Nice, where did you find this truck for sale? I'm usually pretty good about prowling craigslist haha. I had a '03 (I think...cant remember) GMC Sierra 2500HD with the 8.1 in it when I was in my younger and stupider days before I started my business and felt the need to drive around a brand new truck with every bell and whistle on it because I could. I really liked the 8.1/Allison combo. Looking back, it actually got better gas mileage than my 2006 2500HD with the 6.0 does! It should be a good truck for you!


----------



## comeeonn (Dec 4, 2009)

MikeRi24;1383804 said:


> Nice, where did you find this truck for sale? I'm usually pretty good about prowling craigslist haha. I had a '03 (I think...cant remember) GMC Sierra 2500HD with the 8.1 in it when I was in my younger and stupider days before I started my business and felt the need to drive around a brand new truck with every bell and whistle on it because I could. I really liked the 8.1/Allison combo. Looking back, it actually got better gas mileage than my 2006 2500HD with the 6.0 does! It should be a good truck for you!
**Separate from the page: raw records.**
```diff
@@ -874,12 +927,12 @@
 __global__ void k_table_to29(const uint64_t *T, uint64_t count, uint32_t *T29) {
     uint64_t i = blockIdx.x * (uint64_t)blockDim.x + threadIdx.x;
     if (i >= count) return;
-    F29 x = from_fq32(load_fq(T + 12 * i)), y = from_fq32(load_fq(T + 12 * i + 6));
+    F30s x = to_f30s(load_fq(T + 12 * i)), y = to_f30s(load_fq(T + 12 * i + 6));
     uint32_t *o = T29 + PT29 * i;
 #pragma unroll
-    for (int j = 0; j < 14; j++) {
-        o[j] = x.l[j];
-        o[14 + j] = y.l[j];
+    for (int j = 0; j < 13; j++) {
+        o[j] = (uint32_t)x.l[j];
+        o[13 + j] = (uint32_t)y.l[j];
     }
 }
 
```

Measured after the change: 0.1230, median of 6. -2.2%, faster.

it was on craigslist, yeah i do the same, i never miss a single add with the word chevy in it lol.


----------



## comeeonn (Dec 4, 2009)

didnt do much today, lol seems to be a trend. but i bled out the brakes, and got the door pins on.


----------



## comeeonn (Dec 4, 2009)

changed the axle fluids and transfer case fluid, and put the bed on


----------



## ajordan193 (Dec 6, 2006)

looks good dude


----------



## Squires (Jan 9, 2009)

Looks good, whats the story on all the old stuff in the background?
Get some pictures of that stuff too


----------



## KL&M Snow Div. (Jan 2, 2009)

I got a Western Uni-Mount mount and wiring harness for an 02 2500HD if your interested......by the way, the project is coming along nicely!


----------



## comeeonn (Dec 4, 2009)

Squires;1385676 said:


> Looks good, whats the story on all the old stuff in the background?
> Get some pictures of that stuff too


i know i got pics somewhere, ill look. its my landlords stuff, he was a site contractor for 40 years.
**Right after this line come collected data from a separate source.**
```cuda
struct PlainChunk {
  const uint8_t* ops;
  const unsigned long long* c[4];
  const unsigned long long* key;
  int64_t n;
  const int64_t* n_dev;
};
struct UniOwn {
  uint8_t* const* log;
  uint64_t log_cap;
  uint2* pools;
  unsigned long long* log_next;
};
struct PlainOut {
  uint8_t* ops;
  uint8_t* vis;
  unsigned long long* ucol[4];
  unsigned long long* mcol[4];
  int64_t capacity;
};
struct UniDefer {
  int64_t b;
  int64_t xpos;
  uint32_t cnt;
  uint32_t pad;
};
struct UniWork {
  UniDefer* entry;
  uint8_t* mask;
};

template <bool PROBE_ONLY, bool IS_ROW>
__global__ void __launch_bounds__(JF_BLOCK, 4) uni_hot_kernel(PlainChunk ch, uint8_t* buckets, uint64_t cap, UniOwn own, PlainOut o, UniWork wk,
                                                               JoinStatus* st, uint64_t seq_base, int64_t out_base, uint32_t pool_chunk) {
  int64_t n_rows = ch.n;
  if (ch.n_dev) {
    const int64_t nd = *ch.n_dev;
    if (nd < 0 || nd > ch.n) {
      if (blockIdx.x == 0 && threadIdx.x == 0) atomicOr(&st->err, JERR_BAD_COUNT);
      n_rows = 0;
    } else {
      n_rows = nd;
      if (blockIdx.x == 0 && threadIdx.x == 0) st->n_in = (unsigned long long)nd;
    }
  }
  const int lane = lane_id(), q = lane & 3, qlead = lane & ~3;
  const int64_t warp_global = ((int64_t)blockIdx.x * blockDim.x + threadIdx.x) >> 5;
  uint32_t pool_next = 0, pool_end = 0;
  if (!PROBE_ONLY) {
    const uint2 pl = own.pools[warp_global];
    pool_next = pl.x;
    pool_end = pl.y;
  }
  int64_t xnext = 0, xend = 0;
  const int64_t xarea = out_base + n_rows;
  const uint64_t mask = cap - 1;
  unsigned int new_keys = 0, n_del = 0;
  enum : unsigned { SEEN_MATCH = 1u, SEEN_HOLE = 2u, SEEN_DEFER = 4u, SEEN_SENTINEL = 8u, SEEN_POOL = 16u };
  unsigned seen = 0u;
  const unsigned long long* pa = (q & 1) ? ch.c[2] : ch.c[0];
  const unsigned long long* pb = (q & 1) ? ch.c[3] : ch.c[1];
  const unsigned long long* pk = ch.key;
  __shared__ unsigned long long* s_po[8];
  if (threadIdx.x < 8) {
    const int c = threadIdx.x;
    s_po[c] = c == 0 ? o.ucol[0] : c == 1 ? o.ucol[2] : c == 2 ? o.mcol[0] : c == 3 ? o.mcol[2]
            : c == 4 ? o.ucol[1] : c == 5 ? o.ucol[3] : c == 6 ? o.mcol[1] : o.mcol[3];
// ... 215 lines not shown
          else *(ulonglong2*)(bp + 16 + 16 * (q - 1)) = make_ulonglong2(va, vb);
        } else {
          ulonglong2 v;
          if (q == 1) { v.x = (unsigned long long)link; v.y = seq; }
          else { v.x = va; v.y = vb; }
          *(ulonglong2*)(recp + 16 * (q - 1)) = v;
        }
      }
    }
  }
#undef UNI_FETCH
  for (int64_t f = xnext + lane; f < xend; f += 32) { o.ops[xarea + f] = RW_OP_INSERT; o.vis[xarea + f] = 0; }
  if (xend > xnext) seen |= SEEN_HOLE;
  if (!PROBE_ONLY && lane == 0 && (seen & SEEN_POOL)) own.pools[warp_global] = make_uint2(pool_next, pool_end);
  unsigned long long flags = ((seen & SEEN_HOLE) ? (1ull << 63) : 0ull);
  const bool warp_match = __any_sync(0xffffffffu, (seen & SEEN_MATCH) != 0u);
  const bool warp_defer = __any_sync(0xffffffffu, (seen & SEEN_DEFER) != 0u);
  const bool warp_sentinel = __any_sync(0xffffffffu, (seen & SEEN_SENTINEL) != 0u);
  for (int d = 16; d > 0; d >>= 1) {
    flags |= __shfl_xor_sync(0xffffffffu, flags, d);
    new_keys += __shfl_xor_sync(0xffffffffu, new_keys, d);
    n_del += __shfl_xor_sync(0xffffffffu, n_del, d);
  }
  if (lane == 0) {
    if (flags && (__ldcg(&st->null_mask) & flags) != flags) atomicOr(&st->null_mask, flags);
    if (warp_match && __ldcg(&st->pad) == 0u) st->pad = 1u;
    {
      const unsigned long long want = (warp_defer ? 1ull : 0ull) | (warp_sentinel ? 2ull : 0ull);
      if (want && (__ldcg(&st->n_defer) & want) != want) atomicOr(&st->n_defer, want);
    }
    if (!PROBE_ONLY && new_keys) atomicAdd(&st->n_keys[0], (unsigned long long)new_keys);
    if (!PROBE_ONLY && n_del) atomicAdd(&st->n_del, (unsigned long long)n_del);
  }
}

template <bool PROBE_ONLY>
__device__ __forceinline__ void uni_deferred_body(const JoinPlanDev* __restrict__ p, const W8Plan& w, int S, const DevChunk& ch, const UniDev& t,
                                                  const JoinOutDev& o, const UniWork& wk, JoinStatus* st, uint64_t seq_base, int64_t out_base) {
  const int64_t n_rows = chunk_rows(ch);
  unsigned new_keys = 0;
  bool any_match = false, any_hole = false;
  for (int64_t r = blockIdx.x * (int64_t)blockDim.x + threadIdx.x; r < n_rows; r += (int64_t)gridDim.x * blockDim.x) {
    if (!((wk.mask[r >> 3] >> (r & 7)) & 1u)) continue;
    const UniDefer e = wk.entry[r];
    const uint8_t op = ch.ops[r];
    const int64_t pos = out_base + r;
    if (e.cnt == 0u) {
      uni_row_generic<PROBE_ONLY>(p, w, S, ch, r, op, t, o, st, seq_base + (uint64_t)r, pos, out_base + n_rows, new_keys, any_match, any_hole);
    } else {
      any_match = true;
      o.vis[pos] = 1;
      const bool ins = (op == RW_OP_INSERT || op == RW_OP_UPDATE_INSERT);
      uni_emit_matches(t, w, S, ch, r, ins ? RW_OP_INSERT : RW_OP_DELETE, e.b, e.cnt, o, st, pos, e.xpos);
    }
  }
  if (any_hole) atomicOr(&st->null_mask, 1ull << 63);
  if (any_match) st->pad = 1u;
  if (!PROBE_ONLY && new_keys) atomicAdd(&st->n_keys[0], (unsigned long long)new_keys);
}

__device__ __forceinline__ bool uni_pk_equal(const JoinPlanDev* p, int S, const uint64_t* c, uint32_t nmask, const DevChunk& ch, int64_t r) {
  for (int i = 0; i < p->n_pk[S]; i++) {
    const int k = p->pk_col[S][i];
    const bool n1 = (nmask >> k) & 1u, n2 = col_is_null(ch.cols[k], r);
    if (n1 != n2) return false;
    if (n1) continue;
    const uint64_t x = c[k], y = ((const uint64_t*)ch.cols[k].data)[r];
    if (x != y) {
      if (p->col_type[S][k] != RW_T_FLOAT64) return false;
      const double fx = __longlong_as_double((long long)x), fy = __longlong_as_double((long long)y);
      if (fx != fy && (fx == fx || fy == fy)) return false;
    }
  }
  return true;
}

__device__ __forceinline__ void uni_delete_body(const JoinPlanDev* __restrict__ p, int S, const DevChunk& ch, const UniDev& t, JoinStatus* st,
                                                uint64_t seq_base, int sentinel_mode) {
  const int64_t n_rows = chunk_rows(ch);
  const uint64_t SEQ56 = (1ull << 56) - 1;
  unsigned int dead_log = 0;
  const int64_t r_first = sentinel_mode == 2 ? (int64_t)threadIdx.x : blockIdx.x * (int64_t)blockDim.x + threadIdx.x;
  const int64_t r_step = sentinel_mode == 2 ? (int64_t)blockDim.x : (int64_t)gridDim.x * blockDim.x;
  for (int64_t r = r_first; r < n_rows; r += r_step) {
    const uint8_t op = ch.ops[r];
    if (!row_visible(ch, r, op) || !(op == RW_OP_DELETE || op == RW_OP_UPDATE_DELETE)) continue;
    const ColRef& kc = ch.cols[p->key_col[S][0]];
    const bool knull = col_is_null(kc, r);
    if (knull && !p->null_safe[0]) continue;
    const uint64_t key = knull ? 0ull : ((const uint64_t*)kc.data)[r];
    if (sentinel_mode && ((!knull && key == J_EMPTY) != (sentinel_mode == 2))) continue;
    const int64_t b = uni_find(t, key, knull);
    bool found = false;
    while (b >= 0 && !found) {
      int best_kind = 0;
      uint32_t best_id = U_NIL;
      uint64_t best_seq = 0;
      auto consider = [&](int kind, uint32_t id, uint64_t seq, const uint64_t* c, uint32_t nmask) {
        const uint64_t d = (seq - seq_base) & SEQ56;
        if (d < (uint64_t)n_rows && d >= (uint64_t)r) return;
        if (!uni_pk_equal(p, S, c, nmask, ch, r)) return;
        const uint64_t rank = d < (uint64_t)n_rows ? (1ull << 60) + d : (seq & SEQ56);
        if (best_kind == 0 || rank > best_seq) { best_kind = kind; best_id = id; best_seq = rank; }
      };
      uint32_t m;
      if (S == t.is) {
        const unsigned long long WI = __ldcg(ub_WI(t, b));
        if (W_istate(WI) == 1u) {
          const unsigned long long ih = __ldcg(ub_IH(t, b));
          uint64_t c[4];
          const ulonglong2 c01 = __ldcg((const ulonglong2*)(ub(t, b) + 32)), c23 = __ldcg((const ulonglong2*)(ub(t, b) + 48));
          c[0] = c01.x; c[1] = c01.y; c[2] = c23.x; c[3] = c23.y;
          consider(1, 0u, ih >> 8, c, (uint32_t)(ih & 0xffull));
        }
        m = W_head(WI);
      } else {
        m = __ldcg(ub_chead(t, b));
      }
      while (m != U_NIL) {
        const UniRec* rec = urec(t, S, m);
        const ulonglong2 h0 = __ldcg((const ulonglong2*)rec);
        const uint32_t lk = (uint32_t)h0.x;
        if (!(lk & J_DEAD)) {
          uint64_t c[4];
          const ulonglong2 c01 = __ldcg((const ulonglong2*)rec + 1), c23 = __ldcg((const ulonglong2*)rec + 2);
          c[0] = c01.x; c[1] = c01.y; c[2] = c23.x; c[3] = c23.y;
          consider(2, m, h0.y, c, (uint32_t)(h0.x >> 32));
        }
        m = lk & 0x7fffffffu;
      }
      if (best_kind == 0) break;
      if (best_kind == 1) {
        unsigned long long* Wp = ub_WI(t, b);
// ... 161 lines not shown
```

Baseline: 5.915 billion.

## Skip tail kernel via last-block status publish in hot join kernel

Adds a lazy path for the non-row side: the hot kernel's last-finishing block publishes the status block to pinned host memory itself. The tail kernel is launched on the host later only when deferred rows or deletes are flagged (an owed-tail tag). Status blocks and work buffers are now kept per pending set so the two in-flight chunks do not share counters. This removes one kernel launch per chunk on the common append-only path. In exchange it adds a grid-wide atomic completion counter, a possible synchronous catch-up tail launch, and a changed self-visibility bound in the delete-matching check.

```diff
diff --git a/risingwave_b200/csrc/join.cu b/risingwave_b200/csrc/join.cu
--- a/risingwave_b200/csrc/join.cu
+++ b/risingwave_b200/csrc/join.cu
@@ -80,6 +80,7 @@
   unsigned long long n_dead[2];
   unsigned long long n_defer;
 };
+static_assert(sizeof(JoinStatus) <= 128, "status block");
 
 struct JoinOutDev {
   uint8_t* ops;
@@ -1349,6 +1350,7 @@
   cudaStream_t st = nullptr;
   int64_t out_base = 0;
   bool plain = true, counted = false, sync_done = false;
+  bool lazy = false;
   bool alias_u = false;
   uint32_t pool_chunk = 0;
   uint64_t seq_base = 0, ids_before = 0, keys_before = 0;
@@ -1375,8 +1377,9 @@
   uint64_t uni_cap = 0, uni_keys = 0, uni_keys_exact = 0;
   uint64_t uni_dead[2] = {0, 0};
   uint64_t compactions = 0;
-  DevBuf uni_wk_entry, uni_wk_mask;
-  int64_t uni_wk_cap = 0;
+  DevBuf uni_wk_entry[2], uni_wk_mask[2];
+  int64_t uni_wk_cap[2] = {0, 0};
+  uint64_t uni_set_keys[2] = {0, 0};
   JoinPending pending[2];
   int n_pending = 0;
   cudaEvent_t pend_ev[2] = {nullptr, nullptr};
@@ -1597,10 +1600,10 @@
   return RW_OK;
 }
 
-static int join_check_err(rwgpu_join* h, const JoinStatus& s, cudaStream_t st) {
+static int join_check_err(rwgpu_join* h, const JoinStatus& s, cudaStream_t st, JoinStatus* ds = nullptr) {
   if (!s.err) return RW_OK;
   unsigned int e = s.err;
-  cudaMemsetAsync(&h->status.as<JoinStatus>()->err, 0, sizeof(unsigned int), st);
+  cudaMemsetAsync(&(ds ? ds : h->status.as<JoinStatus>())->err, 0, sizeof(unsigned int), st);
   if (e & JERR_DOUBLE_DELETE) return fail(RW_ERR_INCONSISTENT, "removing a join state entry but it is not in the cache");
   if (e & JERR_APPEND_ONLY_MULTI) return fail(RW_ERR_INCONSISTENT, "append-only optimisation: more than one matched row");
   if (e & JERR_STORE_CAPACITY) return fail(RW_ERR_CUDA, "internal: join record store capacity");
@@ -1623,6 +1626,10 @@
   t.is = h->uni_is;
   return t;
 }
+static JoinStatus* uni_status(rwgpu_join* h, int set) { return (JoinStatus*)(h->status.as<uint8_t>() + 256 * set); }
+static unsigned int* uni_done(rwgpu_join* h, int set) { return (unsigned int*)(h->status.as<uint8_t>() + 256 * set + 128); }
+static JoinStatus* uni_slot(rwgpu_join* h, int set) { return (JoinStatus*)(h->status_host.as<uint8_t>() + 512 * set); }
+static int uni_run_owed_tail(rwgpu_join* h, JoinPending* pd);
 
 static int uni_alloc_buckets(rwgpu_join* h, DevBuf& buf, uint64_t cap) {
   RW_CUDA(buf.reserve((cap + 2) * 64));
@@ -1637,6 +1644,10 @@
   if (h->uni_keys_exact * U_LOAD_INV <= h->uni_cap && need_keys * 10 <= h->uni_cap * 9) return RW_OK;
   uint64_t ncap = h->uni_cap;
   while (ncap < need_keys * 2 * U_LOAD_INV) ncap <<= 1;
+  for (int i = 0; i < h->n_pending; i++) {
+    int rc = uni_run_owed_tail(h, &h->pending[i]);
+    if (rc != RW_OK) return rc;
+  }
   RW_CUDA(cudaDeviceSynchronize());
   DevBuf nb;
   int rc = uni_alloc_buckets(h, nb, ncap);
@@ -1708,16 +1719,16 @@
   return (int)std::max<int64_t>(1, std::min<int64_t>((n + 255) / 256, max_blocks));
 }
 
-static int uni_launch_main(rwgpu_join* h, const JoinPending& pd, bool probe_only, unsigned long long tag) {
+static int uni_launch_hot(rwgpu_join* h, const JoinPending& pd, bool probe_only, bool lazy, unsigned long long tag) {
   UniDev t = uni_dev(h);
   const JoinPlanDev* pdev = h->plan_dev.as<JoinPlanDev>();
-  JoinStatus* ds = h->status.as<JoinStatus>();
+  JoinStatus* ds = uni_status(h, pd.set);
   int S = pd.S;
   const bool is_row = S == h->uni_is;
   JoinOutDev od = out_dev(h);
   UniWork wk;
-  wk.entry = h->uni_wk_entry.as<UniDefer>();
-  wk.mask = h->uni_wk_mask.as<uint8_t>();
+  wk.entry = h->uni_wk_entry[pd.set].as<UniDefer>();
+  wk.mask = h->uni_wk_mask[pd.set].as<uint8_t>();
   W8Plan w = h->w8[S];
   h->prof.begin(pd.st);
   if (pd.plain) {
@@ -1741,26 +1752,63 @@
       po.mcol[c] = (c != mkey && c < w.n_m && w.m_out[c] >= 0) ? (unsigned long long*)od.col[w.m_out[c]] : nullptr;
     }
     po.capacity = od.capacity;
+    UniPublish pub;
+    pub.slot = lazy ? uni_slot(h, pd.set) : nullptr;
+    pub.ctr = h->uni_counters.as<unsigned long long>();
+    pub.done = uni_done(h, pd.set) + 1;
+    pub.tag = tag;
+    pub.reset = 3;
     auto hot = probe_only ? (is_row ? uni_hot_kernel<true, true> : uni_hot_kernel<true, false>)
                           : (is_row ? uni_hot_kernel<false, true> : uni_hot_kernel<false, false>);
-    hot<<<pd.grid, JF_BLOCK, 0, pd.st>>>(pc, t.buckets, t.cap, own, po, wk, ds, pd.seq_base, pd.out_base, pd.pool_chunk);
+    hot<<<pd.grid, JF_BLOCK, 0, pd.st>>>(pc, t.buckets, t.cap, own, po, wk, ds, pd.seq_base, pd.out_base, pd.pool_chunk, pub);
   } else {
     if (probe_only) uni_slow_kernel<true><<<jgrid(pd.ch.n, 256), 256, 0, pd.st>>>(pdev, w, S, pd.ch, t, od, ds, pd.seq_base, pd.out_base);
     else uni_slow_kernel<false><<<jgrid(pd.ch.n, 256), 256, 0, pd.st>>>(pdev, w, S, pd.ch, t, od, ds, pd.seq_base, pd.out_base);
   }
   h->prof.end(pd.st);
   RW_CUDA(cudaGetLastError());
+  h->launches++;
+  return RW_OK;
+}
+
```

KL&M Snow Div.;1385709 said:


> I got a Western Uni-Mount mount and wiring harness for an 02 2500HD if your interested......by the way, the project is coming along nicely!


no thanks, im putting a 8.5 snowdogg v on it, that way both plows i have will work in both trucks.


----------



## comeeonn (Dec 4, 2009)

Squires;1385676 said:


> Looks good, whats the story on all the old stuff in the background?
> Get some pictures of that stuff too


ask and you shall receive


----------



## 87chevy (Mar 11, 2009)

That R model looks cleeeeeeeeeeeeeeeeaaaaaaaaaaaaan. 

Nice lookin pickup btw, came together pretty quick!


----------



## comeeonn (Dec 4, 2009)

87chevy;1387002 said:


> That R model looks cleeeeeeeeeeeeeeeeaaaaaaaaaaaaan.
> 
> Nice lookin pickup btw, came together pretty quick!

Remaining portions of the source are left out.